For an analysis/argument regarding the best method of racking gear, Black Diamond considers the relative merits of loops vs. slings. Spoiler: People have OPINIONS.

Here’s a gear question with more quantifiable answers: How strong are carabiners really?

If you want even more tech tips, Petzl offers a wide array on their website, including an illustrated guide to several useful knots and cautions about some of the dangers inherent in roped climbing.

Speaking of danger, some of you may know of Andrea’s deep love (LOVE!) for accident reports but even if you aren’t a weirdo disaster-voyeur like her, you can save yourself a lot of trouble if you learn from other people’s mishaps. That’s why the American Alpine Club publishes the annual guide to Accidents in North American Climbing. You can order back issues from their website, or you can listen and learn from their excellent podcast The Sharp End. It’s a great way to become a smarter climber even while you’re just walking around the block. Again.

Another way to improve your climbing is, of course, through training, which is why Training Beta’s weekly podcast is also a great listen.

Or, for a rather less serious (but no less worthwhile) discussion, try Jam Crack, which is hosted by Irish climber and author Niall Grimes, who talks about climbing, reads stories about climbing, sings songs about climbing, and interviews other climbers including a recent conversation with the inspiring Hazel Findlay.

If podcasts are just too 21st century for you, you can go back a few years with video classics like Masters of Stone III: Third Stone from the Sun and Masters of Stone II: Hard Rock. 90’s hair, don’t care.

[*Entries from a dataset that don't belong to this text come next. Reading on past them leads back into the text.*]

struct AdamBanks {
  const float *P0, *m0, *v0;
  float *P1, *m1, *v1;
};
struct AdamK {
  float step_size, bc2s;
};
__device__ __forceinline__ AdamK adam_consts(const ppo_cfg_t &c, float lr, float step) {
  const double bc1 = 1.0 - pow((double)c.adam_b1, (double)step);
  const double bc2 = 1.0 - pow((double)c.adam_b2, (double)step);
  return {(float)((double)lr / bc1), (float)sqrt(bc2)};
}
__device__ __forceinline__ void adam_one(const ppo_cfg_t &c, const AdamK &k, float g, float p_old, float m_old,
                                         float v_old, float &pn, float &mn, float &vn) {
  if (c.weight_decay != 0.f) g = g + c.weight_decay * p_old;
  mn = m_old + (1.0f - c.adam_b1) * (g - m_old);
  vn = v_old * c.adam_b2 + (1.0f - c.adam_b2) * g * g;
  const float denom = sqrtf(vn) / k.bc2s + c.adam_eps;
  pn = p_old - k.step_size * (mn / denom);
}
__device__ __forceinline__ float clip_coef(const ppo_cfg_t &c, float total_norm) {
  float coef = 1.0f;
  if (c.truncate_grads) {
    coef = c.grad_norm / (total_norm + 1e-6f);
    coef = fminf(coef, 1.0f);
  }
  return coef;
}
__device__ __forceinline__ AdamK adam_consts_tagged(const ppo_cfg_t &c, float lr, float step, float t_ss,
                                                    float t_bc, float t_step, float t_lr) {
  if (t_step == step && t_lr == lr) return {t_ss, t_bc};
  return adam_consts(c, lr, step);
}
struct OptNext {
  float nl, kl_keep, step;
  AdamK nk;
};
template <class OptIn>
__device__ __forceinline__ OptNext opt_next(const ppo_cfg_t &c, const OptIn &opt_in, float kl) {
  const float lr = opt_in[0];
  float nl = lr, kl_keep = opt_in[2];
  if (c.lr_adaptive) {
    if (kl > 2.0f * c.kl_threshold) nl = fmaxf(lr / 1.5f, c.lr_min);
    if (kl < 0.5f * c.kl_threshold) nl = fminf(lr * 1.5f, c.lr_max);
    kl_keep = kl;
  }
  const float step = opt_in[1] + 1.0f;
  return {nl, kl_keep, step, adam_consts(c, nl, step + 1.0f)};
}
__device__ __forceinline__ void opt_store(const ppo_cfg_t &c, const OptNext &x, float *opt_out, float total_norm,
                                          float kl, float *kl_out) {
  if (c.lr_adaptive && kl_out) *kl_out = kl;
  opt_out[0] = x.nl;
  opt_out[1] = x.step;
  opt_out[2] = x.kl_keep;
  opt_out[3] = total_norm;
  opt_out[4] = x.nk.step_size;
  opt_out[5] = x.nk.bc2s;
  opt_out[6] = x.step + 1.0f;
  opt_out[7] = x.nl;
}

struct ChainIn {
  const float *P_prev, *m_prev, *v_prev;
  float *P_cur, *m_cur, *v_cur;
  const float *grad;
  const float *opt_prev;
  float *opt_cur;
  float *kl_out;
  uint32_t *dp_clock;
  int fold_skip;
  float gscale;
};

constexpr int XG = XS;
constexpr int GX = ((RB * XG + GTB - 1) / GTB) * GTB;
struct GradSmem {
  float w2[NH * HS];
  float w1[NH * XG];
  float x[GX];
  float h1[RB * HS];
  float h2[RB * HS];
  float xch[4][16][64];
  float out[RB * 4];
  float g[RB * 4];
  float hg[4][4][NH];
  float b1[NH];
  float tail[TAIL + 1];
  float nrm[4];
  int fold[2];
};

constexpr int S_W2 = 0, S_W1 = NH * NH, S_SIG = S_W1 + NH * 32, S_B1 = S_SIG + 2, S_TAIL = S_B1 + NH,
              S_W1C = S_TAIL + TAIL, S_END = S_W1C + NH;
static_assert(S_END == PPO_NPARAM && S_W1 % 4 == 0 && NIN == 33, "partial slot layout");
__device__ __forceinline__ int tail_slot(int param) { return S_TAIL + param - PPO_OFF_B2; }
__device__ __forceinline__ int acc_slot(int base, int tile, int a, int lane) { return base + ((tile * 4 + a) * 64 + lane) * 4; }
__device__ __forceinline__ int param_of_slot(int s) {
  if (s < S_W1) {
    const int tile = s >> 10, a = (s >> 8) & 3, lane = (s >> 2) & 63, q = 4 * a + (s & 3);
    const int n = 32 * (tile >> 2) + crow(q, lane >> 5), k = 32 * (tile & 3) + (lane & 31);
    return PPO_OFF_W2 + n * NH + k;
  }
  if (s < S_SIG) {
    const int t = s - S_W1, tile = t >> 10, a = (t >> 8) & 3, lane = (t >> 2) & 63, q = 4 * a + (t & 3);
    const int n = 32 * tile + crow(q, lane >> 5), k = lane & 31;
    return PPO_OFF_W1 + n * NIN + k;
  }
  if (s < S_B1) return PPO_OFF_SIGMA + (s - S_SIG);
  if (s < S_TAIL) return PPO_OFF_B1 + (s - S_B1);
  if (s < S_W1C) return PPO_OFF_B2 + (s - S_TAIL);
  if (s < S_END) return PPO_OFF_W1 + (s - S_W1C) * NIN + (NIN - 1);
  return -1;
}

struct RowIn {
  float act0, act1, nlp, val, ret, adv, mu0, mu1, sg0, sg1;
};

#ifndef USV_PART_AUX
#define USV_PART_AUX 2
#endif
template <int kAux, bool kCM>
struct PartOutT {
  __amdgpu_buffer_rsrc_t r;
  uint32_t cs;
  __device__ __forceinline__ uint32_t off(int idx) const {
    if constexpr (kCM) return (uint32_t)(idx / RD_P) * cs + (uint32_t)(idx % RD_P) * 4u;
    else return (uint32_t)idx * 4u;
  }
  __device__ __forceinline__ void operator()(int idx, float v) const {
    __builtin_amdgcn_raw_buffer_store_b32(__builtin_bit_cast(uint32_t, v), r, off(idx), 0, kAux);
  }
  __device__ __forceinline__ void x4(int idx, float a, float b, float c, float d) const {
    const u32x4_t v = {__builtin_bit_cast(uint32_t, a), __builtin_bit_cast(uint32_t, b), __builtin_bit_cast(uint32_t, c),
                       __builtin_bit_cast(uint32_t, d)};
    __builtin_amdgcn_raw_buffer_store_b128(v, r, off(idx), 0, kAux);
  }
};
constexpr int AUX_SC1 = 16;

constexpr int FOLD_G = 8;
static_assert(RD_G >= FOLD_G, "k_reduce_partials(fold = 1) reads one group row per row group");
constexpr int FOLD_MAX_M = 32;
constexpr int FOLD_CTL_STRIDE = 64;
constexpr uint64_t FOLD_WAIT_TICKS = 10000;
__host__ __device__ constexpr size_t part_body_floats(int nblk) {
  return (size_t)nblk * RED_BLOCKS * RD_P > (size_t)(nblk + FOLD_G) * NPART_PAD ? (size_t)nblk * RED_BLOCKS * RD_P
                                                                                 : (size_t)(nblk + FOLD_G) * NPART_PAD;
}
__device__ __forceinline__ uint32_t *fold_ctl(float *partials, int nblk) {
  return reinterpret_cast<uint32_t *>(partials + part_body_floats(nblk));
}
__device__ __forceinline__ const uint32_t *fold_ctl(const float *partials, int nblk) {
  return reinterpret_cast<const uint32_t *>(partials + part_body_floats(nblk));
}
__device__ __forceinline__ f32x4v ld4_sc1(__amdgpu_buffer_rsrc_t r, uint32_t byte_off) {
  return __builtin_bit_cast(f32x4v, __builtin_amdgcn_raw_buffer_load_b128(r, byte_off, 0, AUX_SC1));
}

__device__ __forceinline__ void redo_step(const ppo_cfg_t &c, const ChainIn &ch, const float (&op)[8], float coef,
                                          float scale, GradSmem &s, float &ls0, float &ls1) {
  const AdamK ak = adam_consts_tagged(c, op[0], op[1] + 1.0f, op[4], op[5], op[6], op[7]);
  for (int q = threadIdx.x; q < PPO_NPARAM; q += GTB) {
    float pn, mn, vn;
    adam_one(c, ak, ch.grad[q] * scale * coef, ch.P_prev[q], ch.m_prev[q], ch.v_prev[q], pn, mn, vn);
    if ((q / GTB) % gridDim.x == blockIdx.x) {
      ch.P_cur[q] = pn; ch.m_cur[q] = mn; ch.v_cur[q] = vn;
    }
    if (q >= PPO_OFF_B2) {
      s.tail[q - PPO_OFF_B2] = pn;
    } else if (q >= PPO_OFF_W2) {
      const int e = q - PPO_OFF_W2;
      s.w2[(e / NH) * HS + e % NH] = pn;
    } else if (q >= PPO_OFF_B1) {
      s.b1[q - PPO_OFF_B1] = pn;
    } else if (q >= PPO_OFF_W1) {
      const int e = q - PPO_OFF_W1;
      s.w1[(e / NIN) * XG + e % NIN] = pn;
    }
  }
  float pn, mn, vn;
  adam_one(c, ak, ch.grad[PPO_OFF_SIGMA] * scale * coef, ch.P_prev[PPO_OFF_SIGMA], ch.m_prev[PPO_OFF_SIGMA],
           ch.v_prev[PPO_OFF_SIGMA], pn, mn, vn);
  ls0 = pn;
  adam_one(c, ak, ch.grad[PPO_OFF_SIGMA + 1] * scale * coef, ch.P_prev[PPO_OFF_SIGMA + 1],
           ch.m_prev[PPO_OFF_SIGMA + 1], ch.v_prev[PPO_OFF_SIGMA + 1], pn, mn, vn);
  ls1 = pn;
}

constexpr int APN_TB = 256;
__device__ __forceinline__ float apply_norm_part(const float *__restrict__ grad_in, float grad_scale, int tid) {
  constexpr int N4 = PPO_NPARAM / 4, U = (N4 + APN_TB - 1) / APN_TB;
  const float4 *g4 = reinterpret_cast<const float4 *>(grad_in);
  float4 gv[U];
#pragma unroll
  for (int u = 0; u < U; ++u) gv[u] = g4[min(tid + u * APN_TB, N4 - 1)];
  float ss = 0.f;
#pragma unroll
  for (int u = 0; u < U; ++u) {
    if (tid + u * APN_TB >= N4) continue;
    const float x = gv[u].x * grad_scale, y = gv[u].y * grad_scale;
    const float z = gv[u].z * grad_scale, w = gv[u].w * grad_scale;
    ss = fmaf(x, x, ss); ss = fmaf(y, y, ss); ss = fmaf(z, z, ss); ss = fmaf(w, w, ss);
  }
  for (int r = 4 * N4 + tid; r < PPO_NPARAM; r += APN_TB) {
    const float g = grad_in[r] * grad_scale;
    ss = fmaf(g, g, ss);
  }
  return ss;
}

template <bool kBf, bool kChain, bool kFold, bool kColl = false>
__device__ __forceinline__ void mb_grad8w(const ppo_cfg_t &c, const ChainIn &ch, const float *__restrict__ P,
                                          const double *__restrict__ obs_rms, int row0,
                                          const float *__restrict__ e_obs, const float *__restrict__ e_act,
                                          const float *__restrict__ e_nlp, const float *__restrict__ e_val,
                                          const float *__restrict__ e_ret, const float *__restrict__ e_adv,
                                          float *e_mu, float *e_sigma, float *partials, GradSmem &s) {
  const int tid = threadIdx.x, lane = tid & 63, w = tid >> 6;
  const int i = lane & 31, h = lane >> 5;
  const int kh = w >> 2, cb = w & 3, n0 = 32 * cb;
  const int rb0 = row0 + blockIdx.x * RB;
  const float invB = 1.0f / (float)c.minibatch;
  USV_PHASE(ppo, 0);
  if (ch.dp_clock && blockIdx.x == 0 && tid == 0) *ch.dp_clock += 1u;
  constexpr int NW1G = (NH * XG + GTB - 1) / GTB, NTLG = (TAIL + GTB - 1) / GTB, NW2F = NH * NH / GTB;
  static_assert(NH * NH % GTB == 0, "staging trip counts");
  float w2f[NW2F];
  float w1r[NW1G], tlr[NTLG];
  float ov = 0.f;
  if constexpr (kChain) ov = lane < 8 ? ch.opt_prev[lane] : ch.grad[PPO_NPARAM];
  {
#pragma unroll
    for (int u = 0; u < NW1G; ++u) {
      const int q = min(tid + u * GTB, NH * XG - 1), j = q / XG, k = q % XG;
      w1r[u] = P[PPO_OFF_W1 + j * NIN + min(k, NIN - 1)];
    }
#pragma unroll
    for (int u = 0; u < NTLG; ++u) tlr[u] = P[PPO_OFF_B2 + min(tid + u * GTB, TAIL - 1)];
  }
  const float b1r = P[PPO_OFF_B1 + (tid & (NH - 1))];
  const float lsv = P[PPO_OFF_SIGMA + (lane & 1)];
  float lsig0 = 0.f, lsig1 = 0.f;
  float csq = 0.f;
  if constexpr (kChain) csq = ch.grad[PPO_NPARAM + 8 + min(tid, RED_BLOCKS - 1)];
  RowIn ri;
  {
    const size_t row = (size_t)rb0 + (lane & (RB - 1));
    ri.act0 = e_act[row * 2]; ri.act1 = e_act[row * 2 + 1];
    ri.nlp = e_nlp[row]; ri.adv = e_adv[row];
    ri.val = e_val[row]; ri.ret = e_ret[row];
    ri.mu0 = e_mu[row * 2]; ri.mu1 = e_mu[row * 2 + 1];
    ri.sg0 = e_sigma[row * 2]; ri.sg1 = e_sigma[row * 2 + 1];
  }
  constexpr int NU = (RB * XG + GTB - 1) / GTB;
  float xo[NU];
  double mu[NU], var[NU];
#pragma unroll
  for (int u = 0; u < NU; ++u) {
    const int q = min(tid + u * GTB, RB * XG - 1), r = q / XG, kc = min(q % XG, NIN - 1);
    xo[u] = e_obs[(size_t)(rb0 + r) * NIN + kc];
    mu[u] = obs_rms[kc];
    var[u] = obs_rms[NIN + kc];
  }
#pragma unroll
  for (int u = 0; u < NW2F; ++u) w2f[u] = P[PPO_OFF_W2 + tid + u * GTB];
  __builtin_amdgcn_sched_barrier(0);
#pragma unroll
  for (int u = 0; u < NW1G; ++u)
    if ((tid + u * GTB) % XG >= NIN) w1r[u] = 0.f;
  if (kChain && tid >= RED_BLOCKS) csq = 0.f;
  {
    const bool norm = c.normalize_input != 0;
#pragma unroll
    for (int u = 0; u < NU; ++u) {
      const int q = tid + u * GTB;
      const int k = q % XG;
      const float xn = rms_norm(xo[u], mu[u], var[u], c.rms_eps);
      const float xv = (k < NIN && q < RB * XG) ? (norm ? xn : xo[u]) : 0.f;
      s.x[q] = xv;
    }
  }
#pragma unroll
  for (int u = 0; u < NW1G; ++u)
    if (tid + u * GTB < NH * XG) s.w1[tid + u * GTB] = w1r[u];
#pragma unroll
  for (int u = 0; u < NTLG; ++u)
    if (tid + u * GTB < TAIL) s.tail[tid + u * GTB] = tlr[u];
  if (tid < NH) s.b1[tid] = b1r;
  if (kChain && !kColl && w < 4) {
    const float t = wave_sum(csq);
    if (lane == 0) s.nrm[w] = t;
  }
  __syncthreads();
  if constexpr (kColl) {
    if (w < 4) {
      const float t = wave_sum(apply_norm_part(ch.grad, ch.gscale, tid));
      if (lane == 0) s.nrm[w] = t;
    }
    __syncthreads();
  }
  bool slow = false;
  if constexpr (kChain) {
    const auto lane_of = [&](int q) {
      return __builtin_bit_cast(float, __builtin_amdgcn_readlane(__builtin_bit_cast(int, ov), q));
    };
    const float total_norm = sqrtf(((s.nrm[0] + s.nrm[1]) + s.nrm[2]) + s.nrm[3]);
    const float coef = clip_coef(c, total_norm);
    const float gscale = kColl ? ch.gscale : 1.0f;
    if (blockIdx.x == 0 && tid == 256) {
      float op[8];
#pragma unroll
      for (int q = 0; q < 8; ++q) op[q] = lane_of(q);
      const float kl_prev = kColl ? lane_of(8) * gscale : lane_of(8);
      opt_store(c, opt_next(c, op, kl_prev), ch.opt_cur, total_norm, kl_prev, ch.kl_out);
    }
    if (kColl || coef < 1.0f) {
      slow = true;
      float op[8];
#pragma unroll
      for (int q = 0; q < 8; ++q) op[q] = lane_of(q);
      redo_step(c, ch, op, coef, gscale, s, lsig0, lsig1);
      __syncthreads();
    }
  }
  USV_PHASE(ppo, 1);
  if (kh == 0) {
    f32x16 acc = {};
#pragma unroll
    for (int st = 0; st < 17; ++st) {
      const int k = 2 * st + h;
      acc = mfma32(s.x[i * XG + k], s.w1[(n0 + i) * XG + k], acc);
    }
    const float bj = s.b1[n0 + i];
#pragma unroll
    for (int r = 0; r < 16; ++r) s.h1[crow(r, h) * HS + n0 + i] = fast_tanh(acc[r] + bj);
  }
  USV_PHASE(ppo, 9);
  if (!slow) {
#pragma unroll
    for (int u = 0; u < NW2F; ++u) {
      const int e = tid + u * GTB;
      s.w2[(e >> 7) * HS + (e & (NH - 1))] = w2f[u];
    }
  }
  __syncthreads();
  USV_PHASE(ppo, 10);
  const int ra = (i + 16 * kh) & (RB - 1);
  {
    f32x16 acc = {};
    if constexpr (kBf) {
#pragma unroll
      for (int st = 0; st < NH / 32; ++st) {
        const int k0 = 64 * kh + 16 * st + 8 * h;
        acc = mfma_bf16(ld8(&s.h1[ra * HS + k0]), ld8(&s.w2[(n0 + i) * HS + k0]), acc);
      }
    } else {
#pragma unroll 16
      for (int st = 0; st < NH / 4; ++st) {
        const int k = 64 * kh + 2 * st + h;
        acc = mfma32(s.h1[ra * HS + k], s.w2[(n0 + i) * HS + k], acc);
      }
    }
    USV_PHASE(ppo, 11);
#pragma unroll
    for (int q = 0; q < 8; ++q) s.xch[cb][8 * kh + q][lane] = acc[8 + q];
    __syncthreads();
    const float bj = s.tail[T_B2 + n0 + i];
#pragma unroll
    for (int q = 0; q < 8; ++q)
      s.h2[(crow(q, h) + 16 * kh) * HS + n0 + i] = fast_tanh((acc[q] + s.xch[cb][8 - 8 * kh + q][lane]) + bj);
  }
  __syncthreads();
  USV_PHASE(ppo, 12);
  constexpr bool kCM = !kFold;
  const PartOutT<kFold ? AUX_SC1 : USV_PART_AUX, kCM> part_st{
      kCM ? __builtin_amdgcn_make_buffer_rsrc(partials + (size_t)blockIdx.x * RD_P, 0,
                                              (int)(((size_t)RED_BLOCKS * gridDim.x - blockIdx.x) * RD_P * 4), 0x00020000)
          : __builtin_amdgcn_make_buffer_rsrc(partials + (size_t)blockIdx.x * NPART_PAD, 0, NPART * 4, 0x00020000),
      (uint32_t)gridDim.x * RD_P * 4u};
  {
    const int r = tid / 16, part = tid % 16;
    float a0 = 0.f, a1 = 0.f, av = 0.f;
#pragma unroll
    for (int kk = 0; kk < 8; ++kk) {
      const int k = part + 16 * kk;
      const float hv = s.h2[r * HS + k];
      a0 = fmaf(s.tail[T_WMU + k], hv, a0);
      a1 = fmaf(s.tail[T_WMU + NH + k], hv, a1);
      av = fmaf(s.tail[T_WV + k], hv, av);
    }
#pragma unroll
    for (int m = 1; m < 16; m <<= 1) {
      a0 += __shfl_xor(a0, m, 64);
      a1 += __shfl_xor(a1, m, 64);
      av += __shfl_xor(av, m, 64);
    }
    if (part == 0) {
      s.out[r * 4 + 0] = a0 + s.tail[T_BMU];
      s.out[r * 4 + 1] = a1 + s.tail[T_BMU + 1];
      s.out[r * 4 + 2] = av + s.tail[T_BV];
    }
  }
  __syncthreads();
  USV_PHASE(ppo, 2);
  if (tid < 192) {
    const int r = lane;
    const bool rowok = r < RB;
    const int rr = rowok ? r : 0;
    const size_t row = (size_t)rb0 + rr;
    const float mu0 = s.out[rr * 4], mu1 = s.out[rr * 4 + 1], v = s.out[rr * 4 + 2];
    if (!slow) {
      lsig0 = __builtin_bit_cast(float, __builtin_amdgcn_readlane(__builtin_bit_cast(int, lsv), 0));
      lsig1 = __builtin_bit_cast(float, __builtin_amdgcn_readlane(__builtin_bit_cast(int, lsv), 1));
    }
    const float ls0 = mu0 * 0.f + lsig0, ls1 = mu1 * 0.f + lsig1;
    const float sg0 = expf(ls0), sg1 = expf(ls1);
    const float bh0 = fmaxf(mu0 - 1.1f, 0.f), bl0 = fminf(mu0 + 1.1f, 0.f);
    const float bh1 = fmaxf(mu1 - 1.1f, 0.f), bl1 = fminf(mu1 + 1.1f, 0.f);
    if (w == 0) {
      float la = 0.f, gs0 = 0.f, gs1 = 0.f;
      if (rowok) {
// ... 363 lines not shown
  const int p4 = blockIdx.x * RD_L + col;
  const bool ok = p4 < NPART_PAD / 4;
  const float4 *P4 = reinterpret_cast<const float4 *>(partials);
  const int myslot = blockIdx.x * RD_P + tid;
  const bool mine = kSpec && tid < RD_P && myslot < S_END;
  const int pq = mine ? param_of_slot(myslot) : 0;
  float p_old = 0.f, m_old = 0.f, v_old = 0.f;
  if (mine) {
    p_old = a.P0[pq]; m_old = a.m0[pq]; v_old = a.v0[pq];
  }
  uint32_t key = 0u;
  if (kDP) key = *dp.clock;
  float4 acc = make_float4(0.f, 0.f, 0.f, 0.f);
  float oin[8] = {};
  if (kSpec) {
#pragma unroll
    for (int q = 0; q < 8; ++q) oin[q] = opt_in[q];
  }
  const int p4c = min(p4, NPART_PAD / 4 - 1);
  if (fold) {
    if (grp < FOLD_G) {
      const int M = nblk / FOLD_G;
      const uint32_t *ctl = fold_ctl(partials, nblk) + grp * FOLD_CTL_STRIDE;
      const uint32_t gen = ctl[0] / (uint32_t)M;
      bool folded = true;
      for (int mm = 0; mm < M; ++mm) folded &= ctl[32 + mm] == gen;
      if (folded) {
        acc = P4[(size_t)(nblk + grp) * (NPART_PAD / 4) + p4c];
      } else {
        const int h0 = (M + 1) / 2;
        float4 a0 = make_float4(0.f, 0.f, 0.f, 0.f), a1 = a0;
        for (int mm = 0; mm < M; ++mm) {
          const float4 x = P4[(size_t)(grp + FOLD_G * mm) * (NPART_PAD / 4) + p4c];
          float4 &t = mm < h0 ? a0 : a1;
          t.x += x.x; t.y += x.y; t.z += x.z; t.w += x.w;
        }
        acc = make_float4(a0.x + a1.x, a0.y + a1.y, a0.z + a1.z, a0.w + a1.w);
      }
    }
  } else
  for (int b0 = grp; b0 < nblk; b0 += RD_G * RD_KB) {
    float4 x[RD_KB];
#pragma unroll
    for (int k = 0; k < RD_KB; ++k) {
      const int row = min(b0 + RD_G * k, nblk - 1);
      const float4 *src = P4 + ((size_t)blockIdx.x * nblk + row) * RD_L + col;
      const f32x4v v = __builtin_nontemporal_load(reinterpret_cast<const f32x4v *>(src));
      x[k] = make_float4(v[0], v[1], v[2], v[3]);
    }
#pragma unroll
    for (int k = 0; k < RD_KB; ++k) {
      if (ok && b0 + RD_G * k < nblk) {
        acc.x += x[k].x; acc.y += x[k].y; acc.z += x[k].z; acc.w += x[k].w;
      }
    }
  }
  USV_PHASE(red, 1);
  AdamK ak = {0.f, 1.f};
  if (kSpec)
    ak = adam_consts_tagged(c, oin[0], oin[1] + 1.0f, oin[4], oin[5], oin[6], oin[7]);
  red[grp][col] = acc;
  __syncthreads();
  float s = 0.f;
  const int slot = blockIdx.x * RD_P + tid;
  if (tid < RD_P) {
#pragma unroll
    for (int g = 0; g < RD_G; ++g) s += reinterpret_cast<const float *>(red[g])[tid];
  }
  USV_PHASE(red, 2);
  float sl = s;
  if constexpr (kDP) {
    const float pv = slot < S_END ? s : (slot == PPO_NPARAM + 4 ? s * inv_b : 0.f);
    s = dp_exchange(dp, key, blockIdx.x, slot, pv, dp.timeout_ms) / (float)dp.world;
  }
  float sq = 0.f;
  if (tid < RD_P) {
    if (slot < S_END) {
      grad[param_of_slot(slot)] = s;
      sq = s * s;
      if (mine) {
        float pn, mn, vn;
        adam_one(c, ak, s, p_old, m_old, v_old, pn, mn, vn);
        a.P1[pq] = pn; a.m1[pq] = mn; a.v1[pq] = vn;
      }
    } else if (slot < PPO_NPARAM + 5) {
      const int q = slot - PPO_NPARAM;
      if (q == 4) grad[PPO_NPARAM] = kDP ? s : s * inv_b;
      if (losses) losses[q] = sl * inv_b;
    }
  }
  USV_PHASE(red, 3);
  if (w < (RD_P + 63) / 64) {
    sq = wave_sum(sq);
    if (lane == 0) sqw[w] = sq;
  }
  __syncthreads();
  if (tid == 0) {
    float t = 0.f;
#pragma unroll
    for (int q = 0; q < (RD_P + 63) / 64; ++q) t += sqw[q];
    grad[PPO_NPARAM + 8 + blockIdx.x] = t;
  }
  USV_PHASE(red, 4);
}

No matter what you’re watching, why not borrow a tip from Ann and mark your gear while you’re hanging out at home? She made hers all fancy-like, as you can see up top.

But even with arts & crafts distractions, you might be getting a little stir crazy. In that case, you’ll find yourself in good company with alpinist Nate Kenney, who scored a first ascent despite both bears and angry roommates.

These British climbers also got creative in their search for lockdown exercise, although possibly to more useful effect.

And, for some helpful perspective, Semi-Rad compares 2020 Social Distancing to the 1967 Denali Expedition snow cavy bivy. We know which one we’d pick.

So how’s it going in your cave? Got any exciting workout tips? Gear marking ideas? Kitchen traverse catastrophes? Tell us all about it!

Isolate on!
Ann and Andrea

Author: Andrea Galyean

4 thoughts on “Climbing in a Time of Coronavirus, vol. 3

  1. Hitting day 14 of my self quarantine tomorrow after a trip cut short—will get to see wife and daughter after five weeks. Been camping out and about in the RV and texting with Rogil and found out that her and David were camping not too far away. They stopped by on the way out (they stayed in their vehicle and I kept my distance); great to see friends!

  2. The Masters of Stone videos are so good; love me some 90s nostalgia.